Based on the log, you can find that the first archive found is 'archive:{'retention': 604800, 'secondsPerPoint': 60, 'points': 10080, 'size': 120960, 'offset': 25972}', not 'archive:{'retention': 21600, 'secondsPerPoint': 10, 'points': 2160, 'size': 25920, 'offset': 52}', why?
As we ran 'python whisper.py' at 5PM 2012/04/19, and the timestamp of incoming data point is about 5PM 2012/04/18('int( time.time() - 24*24*60 )'), the time distance is 24 hours(retention is 24*60*60=86400), it is greater that the highest-precision archive(secondsPerPoing:10, retention:21600), so the next archive selected. Just check code for detailed information.
How propagate occurs?
It is better to explain it by a example(graphite official documents really lack of this).
If the input data point is "1334795700, 0.5", whisper will first update archive(secondsPerPoint:10), and then propagate to the other 2 lower-precision archives.

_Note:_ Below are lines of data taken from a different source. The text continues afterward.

__device__ __forceinline__ uint32_t next_node(Trav& T, int* stack, bool& overflow) {
    if (!T.g_hits) {
        --T.sp;
        const uint32_t ent = (uint32_t)stack[T.sp * kBlock];
        T.g_base = ent >> 9;
        T.g_flip = (ent >> 8) & 1u;
        T.g_hits = ent & 0xffu;
    }
    const int r = T.g_flip ? highest_bit(T.g_hits) : lowest_bit(T.g_hits);
    T.g_hits &= ~(1u << r);
    if (T.g_hits) {
        if (T.sp < kStackSize) {
            stack[T.sp * kBlock] = (int)pack_group(T.g_base, T.g_flip, T.g_hits);
            ++T.sp;
        } else {
            overflow = true;
        }
    }
    return T.g_base + (uint32_t)r;
}

template <bool COUNT>
__device__ __forceinline__ void node_step(const DevScene& S, Trav& T, int* stack, TraceCounters& tc, bool& overflow,
                                          float cull) {
    const uint32_t ni = next_node(T, stack, overflow);
    if (COUNT) tc.nodes++;
    const NodeWords w = load_node8(S.nodes8, ni);
    test_node8_words(w, T.R, 0.0f, fminf(cull, T.best), T.g_hits, T.t_mask, T.t_valid, T.g_base, T.t_base, T.g_flip);
}

template <bool COUNT>
__device__ __forceinline__ bool trav_step(const DevScene& S, Trav& T, bool any, int* stack, TraceCounters& tc,
                                          bool& overflow, float cull) {
    bool tdone = false;
    if (T.t_mask != 0u) {
        const int k0 = lowest_bit(T.t_mask);
        T.t_mask &= T.t_mask - 1u;
        const bool two = T.t_mask != 0u;
        const int k1 = two ? lowest_bit(T.t_mask) : k0;
        if (two) T.t_mask &= T.t_mask - 1u;
#ifdef RT_XP_STALE_BOUND
        const float stale_bound = fminf(cull, T.best);
#define RT_ISECT(a, b, c) intersect_rot(T.R.pre, T.R.o, a, b, c, 0.0f, stale_bound, &t, &u, &v, &dt)
#else
#define RT_ISECT(a, b, c) intersect_rot(T.R.pre, T.R.o, a, b, c, 0.0f, fminf(cull, T.best), &t, &u, &v, &dt)
#endif
        const uint32_t kz = (uint32_t)T.R.pre.kz;
        const uint32_t f0 = tri_slot(T.t_base, T.t_valid, k0) * (uint32_t)kTriFloats + kz;
        const uint32_t f1 = tri_slot(T.t_base, T.t_valid, k1) * (uint32_t)kTriFloats + kz;
        const f3 a0 = tri_window_at(S.tris, f0), a1 = tri_window_at(S.tris, f0 + 5u), a2 = tri_window_at(S.tris, f0 + 10u);
        const uint32_t ida = tri_id_at(S.tris, f0 - kz);
        const f3 b0 = tri_window_at(S.tris, f1), b1 = tri_window_at(S.tris, f1 + 5u), b2 = tri_window_at(S.tris, f1 + 10u);
        const uint32_t idb = tri_id_at(S.tris, f1 - kz);
        if (COUNT) tc.tris += two ? 2u : 1u;
        float t, u, v, dt;
        if (RT_ISECT(a0, a1, a2)) {
            const uint32_t id = ida;
            if (any) {
                T.hit_any = true;
                tdone = true;
            } else if (t < T.best || id < T.best_id) {
                T.best = t;
                T.best_id = id;
                T.bu = u;
                T.bdet = dt;
                T.bv = v;
            }
        }
        if (two && !tdone && RT_ISECT(b0, b1, b2)) {
            const uint32_t id = idb;
            if (any) {
                T.hit_any = true;
                tdone = true;
            } else if (t < T.best || id < T.best_id) {
                T.best = t;
                T.best_id = id;
                T.bu = u;
                T.bdet = dt;
                T.bv = v;
            }
        }
    }
    if (!tdone && T.t_mask == 0u && (T.g_hits != 0u || T.sp > 0)) node_step<COUNT>(S, T, stack, tc, overflow, cull);
    return tdone || (T.t_mask == 0u && T.g_hits == 0u && T.sp == 0);
#undef RT_ISECT
}

__device__ __forceinline__ uint32_t base_hidx(const FrameParams& P, int spp, uint32_t pix, int s) {
    const Uniforms& U = P.U;
    const int maxExtra = (U.enableMotionAdaptiveSampling != 0) ? max(U.motionSamplingMaxExtraSamples, 0) : 0;
    const int frameOffset = (int)U.frameIndex * (spp + maxExtra) + s;
    return (uint32_t)(int)(P.random[pix] + (unsigned)frameOffset);
}
__device__ __forceinline__ bool base_path(const FrameParams& P, const WfParams& Q, const ShadeTabs& halton, uint32_t pid,
                                          uint32_t& pix, int& s, uint32_t& hidx, f3& o, f3& d) {
    const Uniforms& U = P.U;
    const uint32_t i = fdiv(pid, Q.spp_div);
    s = (int)(pid - i * Q.spp_div.d);
    int px, py;
    own_pixel(Q, i, px, py);
    if (px >= U.width || py >= U.height) return false;
    pix = (uint32_t)py * (uint32_t)U.width + (uint32_t)px;
    hidx = base_hidx(P, Q.spp, pix, s);
    primary_ray(U, halton, px, py, (int)hidx, o, d);
    return true;
}
__device__ __forceinline__ uint3 path_meta(const FrameParams& P, const WfParams& Q, uint32_t pid) {
    if (pid >= Q.base_paths) {
        const uint4 m = Q.W.p_meta[pid];
        return make_uint3(m.x, m.y, m.w);
    }
    const uint32_t i = fdiv(pid, Q.spp_div);
    const int s = (int)(pid - i * Q.spp_div.d);
    int px, py;
    own_pixel(Q, i, px, py);
    const uint32_t pix = (uint32_t)py * (uint32_t)P.U.width + (uint32_t)px;
    return make_uint3(pix, (uint32_t)s, base_hidx(P, Q.spp, pix, s));
}
__device__ __forceinline__ void init_pixel(const FrameParams& P, uint32_t pix) {
    P.depth[pix] = 1.0e8f;
    P.motion[pix] = make_float2(0.0f, 0.0f);
    P.prim_hit[pix] = make_uint4(0xffffffffu, 0u, 0u, 0u);
    if (P.gbuffer) {
        const size_t plane = (size_t)P.U.width * P.U.height;
        const float4 z = make_float4(0, 0, 0, 0);
        P.gbuffer[pix] = z;
        P.gbuffer[plane + pix] = z;
        P.gbuffer[2 * plane + pix] = z;
        P.gbuffer[3 * plane + pix] = z;
    }
}
__global__ void __launch_bounds__(kBlock) wf_generate(DevScene S, const FrameParams* __restrict__ Pp, WfParams Q) {
    const FrameParams& P = *Pp;
    __shared__ HaltonDim lds_halton[kHaltonLds];
    __shared__ BlockAlloc ba;
    const ShadeTabs halton = load_tabs(S, lds_halton, nullptr);
    const Uniforms& U = P.U;
    const int spp = Q.spp;
    const int shard = blockIdx.x & (kShards - 1);
    float4* qout = Q.W.q[0] + 2 * (size_t)shard * Q.seg_cap;
    uint32_t n_paths = 0;
    const uint32_t total = Q.base_paths;
    if (Q.dev_ctl && blockIdx.x == 0 && threadIdx.x == 0) Q.W.counts[cslot(kCntFinishQ)] = (uint32_t)Q.finish_q;
    for (uint32_t base = blockIdx.x * kBlock; base < total; base += gridDim.x * kBlock) {
        uint32_t pid = base + threadIdx.x;
        int s = 0;
        uint32_t pix = 0, hidx = 0;
        f3 o = mk3(0, 0, 0), d = mk3(0, 0, 0);
        const bool valid = pid < total && base_path(P, Q, halton, pid, pix, s, hidx, o, d);
        if (valid) {
            init_path(Q, pid, pix, s, hidx);
            if (s == 0) init_pixel(P, pix);
            n_paths++;
        }
        bool live = valid && U.maxBounces > 0;
        uint32_t slot = block_alloc(live, &Q.W.counts[cslot(shard)], ba);
        if (live) {
            qout[2 * slot] = make_float4(o.x, o.y, o.z, __uint_as_float(pid));
            qout[2 * slot + 1] = make_float4(d.x, d.y, d.z, 0.0f);
        }
    }
    TraceCounters tc{0, 0, 0};
    flush_counters(P, 0, 0, n_paths, tc, false, false);
}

Lets focus on how it update archive(secondsPerPoint:60).
1) It will match a definite data point by:
lowerIntervalStart = timestamp - (timestamp % lower['secondsPerPoint'])
2) Find the position of timestamp(lowerIntervalStart) in archive(secondsPerPoint:10)
3) Find next 6 data points in archive(secondsPerPoint:10). why 6 points? secondsPerPoint_of_Lower_archive/secondsPerPoint_of_Higher_archive=60/10=6.
4) Apply the aggregate method to the 6 data points.
5) Update archive(secondsPerPoint:60) by timestamp(lowerIntervalStart) and aggregate value.
---------------------------------------------------
Some terminology of Graphite's Whisper(a round-robin-database)
- data point: A float data value paired with a timestamp in seconds since UNIX Epoch(01-01-1970).
- resolution: The number of seconds per data point. For example in our test, statsd will flush the counter('ramoncounter') every 10 seconds, from the perspective of whisper, it receives 1 data point per 10 seconds, so the resolution is 10/1 = 10seconds. And resolution 10 seconds is higher than a resolution of 60 seconds.